LONDON, May 21 (RIA Novosti), Mark Hirst – The UK media are complicit in blocking news about the extent of state surveillance of the British public, a former MI5 intelligence officer has told RIA Novosti.
“The UK has the most legally protected and least legally accountable intelligence community of any western country, and we have seen that Government Communications Headquarters (GCHQ) has seen this as a positive selling-point to the NSA,” Annie Machon, a former British Intelligence Officer, told RIA Novosti.
Machon was speaking after evidence presented to the Scottish Parliament yesterday (Tuesday) by anti-surveillance campaigner Mick Napier to Members of the Scottish Parliament revealed the existence of a Defence Advisory Notice (DA Notice) that effectively censors the British media from reporting any further details of the PRISM global surveillance program.

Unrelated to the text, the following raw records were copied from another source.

@@ -68,6 +98,31 @@
 	"s_waitcnt lgkmcnt(0)\n\t" \
 	"s_branch .Lnb_dec_end\n\t" \
 	".Lnb_dec_wide:\n\t" \
+	"v_cvt_f32_i32_sdwa v65, sext(%[p0]) dst_sel:DWORD dst_unused:UNUSED_PAD src0_sel:WORD_1\n\t" \
+	"v_cvt_f32_i32_sdwa v64, sext(%[p0]) dst_sel:DWORD dst_unused:UNUSED_PAD src0_sel:WORD_0\n\t" \
+	"v_cvt_f32_i32_sdwa v67, sext(%[p1]) dst_sel:DWORD dst_unused:UNUSED_PAD src0_sel:WORD_1\n\t" \
+	"v_cvt_f32_i32_sdwa v66, sext(%[p1]) dst_sel:DWORD dst_unused:UNUSED_PAD src0_sel:WORD_0\n\t" \
+	"v_cvt_f32_i32_sdwa v69, sext(%[p2]) dst_sel:DWORD dst_unused:UNUSED_PAD src0_sel:WORD_1\n\t" \
+	"v_cvt_f32_i32_sdwa v68, sext(%[p2]) dst_sel:DWORD dst_unused:UNUSED_PAD src0_sel:WORD_0\n\t" \
+	"v_cvt_f32_i32_sdwa v71, sext(%[p3]) dst_sel:DWORD dst_unused:UNUSED_PAD src0_sel:WORD_1\n\t" \
+	"v_cvt_f32_i32_sdwa v70, sext(%[p3]) dst_sel:DWORD dst_unused:UNUSED_PAD src0_sel:WORD_0\n\t" \
+	"v_cvt_f32_i32_sdwa v73, sext(%[p4]) dst_sel:DWORD dst_unused:UNUSED_PAD src0_sel:WORD_1\n\t" \
+	"v_cvt_f32_i32_sdwa v72, sext(%[p4]) dst_sel:DWORD dst_unused:UNUSED_PAD src0_sel:WORD_0\n\t" \
+	"v_max3_f32 %[amax], %[amax], |v64|, |v65|\n\t" \
+	"v_max3_f32 %[amax], %[amax], |v66|, |v67|\n\t" \
+	"v_max3_f32 %[amax], %[amax], |v68|, |v69|\n\t" \
+	"v_fmac_f32_e32 %[ep], v65, v65\n\t" \
+	"v_fmac_f32_e32 %[ep], v64, v64\n\t" \
+	"v_fmac_f32_e32 %[ep], v67, v67\n\t" \
+	"v_fmac_f32_e32 %[ep], v66, v66\n\t" \
+	"v_fmac_f32_e32 %[ep], v69, v69\n\t" \
+	"v_fmac_f32_e32 %[ep], v68, v68\n\t" \
+	"v_fmac_f32_e32 %[ep], v71, v71\n\t" \
+	"v_fmac_f32_e32 %[ep], v70, v70\n\t" \
+	"v_fmac_f32_e32 %[ep], v73, v73\n\t" \
+	"v_fmac_f32_e32 %[ep], v72, v72\n\t" \
+	"ds_write2_b64 %[pl], v[64:65], v[66:67] offset0:0 offset1:16\n\t" \
+	"ds_write_b64 %[pl], v[68:69] offset:256\n\t" \
 	"s_bfm_b64 exec, %[nact], 0\n\t" \
 	"ds_read_b128 v[120:123], %[zero] offset:29968\n\t" \
 	"ds_read_b128 v[124:127], %[zero] offset:29984\n\t" \
@@ -139,9 +194,7 @@
 	"v_mov_b64_e32 v[122:123], 0\n\t" \
 	"v_mov_b32_e32 %[nrm], 0\n\t" \
 	"s_lshl_b32 s90, %[len], 3\n\t" \
-	"s_sub_u32 s91, 45, %[len]\n\t" \
 	"v_add_u32_e32 v64, s90, %[vcz]\n\t" \
-	"s_lshr_b64 exec, -1, s91\n\t" \
 	"s_cmp_lg_u64 %[bad], 0\n\t" \
 	"s_cbranch_scc1 .Lnb_corrr_mul\n\t" \
 	"s_getpc_b64 s[88:89]\n\t" \
@@ -155,28 +208,30 @@
 	".Lnb_corrr_v0:\n\t" \
 	"v_sub_f32_e32 v120, 0, %[dr]\n\t" \
 	"v_sub_f32_e32 v121, 0, %[di]\n\t" \
-	"s_nop 0\n\t" \
-	"v_add_f32_dpp v120, v120, %[di] wave_shr:1 row_mask:0xf bank_mask:0xf bound_ctrl:0\n\t" \
-	"v_sub_f32_dpp v121, v121, %[dr] wave_shr:1 row_mask:0xf bank_mask:0xf bound_ctrl:0\n\t" \
-	"s_nop 0\n\t" \
-	"v_add_f32_dpp v120, v120, %[dr] wave_shr:1 row_mask:0xf bank_mask:0xf bound_ctrl:0\n\t" \
-	"v_add_f32_dpp v121, v121, %[di] wave_shr:1 row_mask:0xf bank_mask:0xf bound_ctrl:0\n\t" \
-	"s_nop 0\n\t" \
-	"v_add_f32_dpp v120, v120, %[di] wave_shr:1 row_mask:0xf bank_mask:0xf bound_ctrl:0\n\t" \
-	"v_sub_f32_dpp v121, v121, %[dr] wave_shr:1 row_mask:0xf bank_mask:0xf bound_ctrl:0\n\t" \
-	"s_nop 0\n\t" \
-	"v_sub_f32_dpp v120, v120, %[dr] wave_shr:1 row_mask:0xf bank_mask:0xf bound_ctrl:0\n\t" \
-	"v_sub_f32_dpp v121, v121, %[di] wave_shr:1 row_mask:0xf bank_mask:0xf bound_ctrl:0\n\t" \
-	"s_nop 0\n\t" \
-	"v_add_f32_dpp v120, v120, %[di] wave_shr:1 row_mask:0xf bank_mask:0xf bound_ctrl:0\n\t" \
-	"v_sub_f32_dpp v121, v121, %[dr] wave_shr:1 row_mask:0xf bank_mask:0xf bound_ctrl:0\n\t" \
-	"s_nop 0\n\t" \
-	"v_sub_f32_dpp v120, v120, %[dr] wave_shr:1 row_mask:0xf bank_mask:0xf bound_ctrl:0\n\t" \
-	"v_sub_f32_dpp v121, v121, %[di] wave_shr:1 row_mask:0xf bank_mask:0xf bound_ctrl:0\n\t" \
-	"s_nop 0\n\t" \
-	"v_sub_f32_dpp v120, v120, %[di] wave_shr:1 row_mask:0xf bank_mask:0xf bound_ctrl:0\n\t" \
-	"v_add_f32_dpp v121, v121, %[dr] wave_shr:1 row_mask:0xf bank_mask:0xf bound_ctrl:0\n\t" \
-	"s_nop 0\n\t" \
+	"v_cvt_f32_i32_sdwa v67, sext(%[p8]) dst_sel:DWORD dst_unused:UNUSED_PAD src0_sel:WORD_1\n\t" \
+	"v_add_f32_dpp v120, v120, %[di] wave_shr:1 row_mask:0xf bank_mask:0xf bound_ctrl:0\n\t" \
+	"v_sub_f32_dpp v121, v121, %[dr] wave_shr:1 row_mask:0xf bank_mask:0xf bound_ctrl:0\n\t" \
+	"v_cvt_f32_i32_sdwa v66, sext(%[p8]) dst_sel:DWORD dst_unused:UNUSED_PAD src0_sel:WORD_0\n\t" \
+	"v_add_f32_dpp v120, v120, %[dr] wave_shr:1 row_mask:0xf bank_mask:0xf bound_ctrl:0\n\t" \
+	"v_add_f32_dpp v121, v121, %[di] wave_shr:1 row_mask:0xf bank_mask:0xf bound_ctrl:0\n\t" \
+	"v_cvt_f32_i32_sdwa v69, sext(%[p9]) dst_sel:DWORD dst_unused:UNUSED_PAD src0_sel:WORD_1\n\t" \
+	"v_add_f32_dpp v120, v120, %[di] wave_shr:1 row_mask:0xf bank_mask:0xf bound_ctrl:0\n\t" \
+	"v_sub_f32_dpp v121, v121, %[dr] wave_shr:1 row_mask:0xf bank_mask:0xf bound_ctrl:0\n\t" \
+	"v_cvt_f32_i32_sdwa v68, sext(%[p9]) dst_sel:DWORD dst_unused:UNUSED_PAD src0_sel:WORD_0\n\t" \
+	"v_sub_f32_dpp v120, v120, %[dr] wave_shr:1 row_mask:0xf bank_mask:0xf bound_ctrl:0\n\t" \
+	"v_sub_f32_dpp v121, v121, %[di] wave_shr:1 row_mask:0xf bank_mask:0xf bound_ctrl:0\n\t" \
+	"v_max3_f32 %[amax], %[amax], |v66|, |v67|\n\t" \
+	"v_add_f32_dpp v120, v120, %[di] wave_shr:1 row_mask:0xf bank_mask:0xf bound_ctrl:0\n\t" \
+	"v_sub_f32_dpp v121, v121, %[dr] wave_shr:1 row_mask:0xf bank_mask:0xf bound_ctrl:0\n\t" \
+	"v_max3_f32 %[amax], %[amax], |v68|, |v69|\n\t" \
+	"v_sub_f32_dpp v120, v120, %[dr] wave_shr:1 row_mask:0xf bank_mask:0xf bound_ctrl:0\n\t" \
+	"v_sub_f32_dpp v121, v121, %[di] wave_shr:1 row_mask:0xf bank_mask:0xf bound_ctrl:0\n\t" \
+	"ds_write_b64 %[pl], v[66:67] offset:1024\n\t" \
+	"v_sub_f32_dpp v120, v120, %[di] wave_shr:1 row_mask:0xf bank_mask:0xf bound_ctrl:0\n\t" \
+	"v_add_f32_dpp v121, v121, %[dr] wave_shr:1 row_mask:0xf bank_mask:0xf bound_ctrl:0\n\t" \
+	"s_bfm_b64 exec, 49, 0\n\t" \
+	"ds_write_b64 %[pl], v[68:69] offset:1152\n\t" \
+	"s_mov_b64 exec, -1\n\t" \
 	"v_add_f32_dpp v120, v120, %[dr] wave_shr:1 row_mask:0xf bank_mask:0xf bound_ctrl:0\n\t" \
 	"v_add_f32_dpp v121, v121, %[di] wave_shr:1 row_mask:0xf bank_mask:0xf bound_ctrl:0\n\t" \
 	"s_nop 0\n\t" \
@@ -204,28 +259,30 @@
 	".Lnb_corrr_v1:\n\t" \
 	"v_sub_f32_e32 v120, 0, %[dr]\n\t" \
 	"v_sub_f32_e32 v121, 0, %[di]\n\t" \
-	"s_nop 0\n\t" \
-	"v_add_f32_dpp v120, v120, %[di] wave_shr:1 row_mask:0xf bank_mask:0xf bound_ctrl:0\n\t" \
-	"v_sub_f32_dpp v121, v121, %[dr] wave_shr:1 row_mask:0xf bank_mask:0xf bound_ctrl:0\n\t" \
-	"s_nop 0\n\t" \
-	"v_add_f32_dpp v120, v120, %[dr] wave_shr:1 row_mask:0xf bank_mask:0xf bound_ctrl:0\n\t" \
-	"v_add_f32_dpp v121, v121, %[di] wave_shr:1 row_mask:0xf bank_mask:0xf bound_ctrl:0\n\t" \
-	"s_nop 0\n\t" \
-	"v_add_f32_dpp v120, v120, %[di] wave_shr:1 row_mask:0xf bank_mask:0xf bound_ctrl:0\n\t" \
-	"v_sub_f32_dpp v121, v121, %[dr] wave_shr:1 row_mask:0xf bank_mask:0xf bound_ctrl:0\n\t" \
-	"s_nop 0\n\t" \
-	"v_sub_f32_dpp v120, v120, %[dr] wave_shr:1 row_mask:0xf bank_mask:0xf bound_ctrl:0\n\t" \
-	"v_sub_f32_dpp v121, v121, %[di] wave_shr:1 row_mask:0xf bank_mask:0xf bound_ctrl:0\n\t" \
-	"s_nop 0\n\t" \
-	"v_add_f32_dpp v120, v120, %[di] wave_shr:1 row_mask:0xf bank_mask:0xf bound_ctrl:0\n\t" \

The existence and scope of the PRISM program, that gathers emails, video messages, photos and chat messages of millions of internet users, was first disclosed by US National Security Agency (NSA) whistleblower Edward Snowden.
Despite huge political and public controversy generated by the Snowden disclosures it later emerged the UKs intelligence listening station, GCHQ, had made a formal request to the NSA to extend “unsupervised access” to the PRISM program for its spies.
According to Machon the subsequent decision to issue a DA Notice covering stories on PRISM was designed to close down public and political scrutiny of the issues raised by unprecedented state surveillance of the entire population.
“The DA notice system is supposedly voluntary - and indeed shows that the UK media is complicit about self-censoring in the name of protecting "national security" - a nebulous and legally undefined concept under UK law,” Machon told RIA Novosti.
“I think it is wrong that the media act as a blockage in the free flow to the citizens of the UK of information very much in the public interest,” Machon added.
But Air Vice Marshall Andrew Vallance, Secretary of the Defence Press and Broadcasting Advisory Committee, the body that oversees the DA Notice system, told RIA Novosti that this method of censoring news coverage of intelligence activity was an entirely “voluntary arrangement”.
“The DA Notices carry no force in law,” Vallance told RIA Novisti.
“It’s a purely voluntary arrangement between the British media and the British Government.
“The advisory notices that we issue are very general. They are designed to alert journalists and editors that there are sensitivities in this area,” Vallance added.
The DA Notice Advisory sent to all UK editors on 7th June 2013 did not specify PRISM, but advised the UK media “not to publish” specific covert operations and “methods of the security services… including the interception of communications and their targets.”
Despite the “voluntary” nature of the system Vallance told RIA Novosti that it was unusual for any UK editor to ignore a DA Notice.
“It happens rarely,” Vallance told RIA Novosti. “There have only been two or three occasions over the past 10 years where it has happened.
When a particular Editor feels the wider public interest is more important than the security concern.
“We try very hard to avoid stopping stories,” Vallance added. “All we are interested in is taking out pieces of information in them that would lead to greater damage to UK national security.”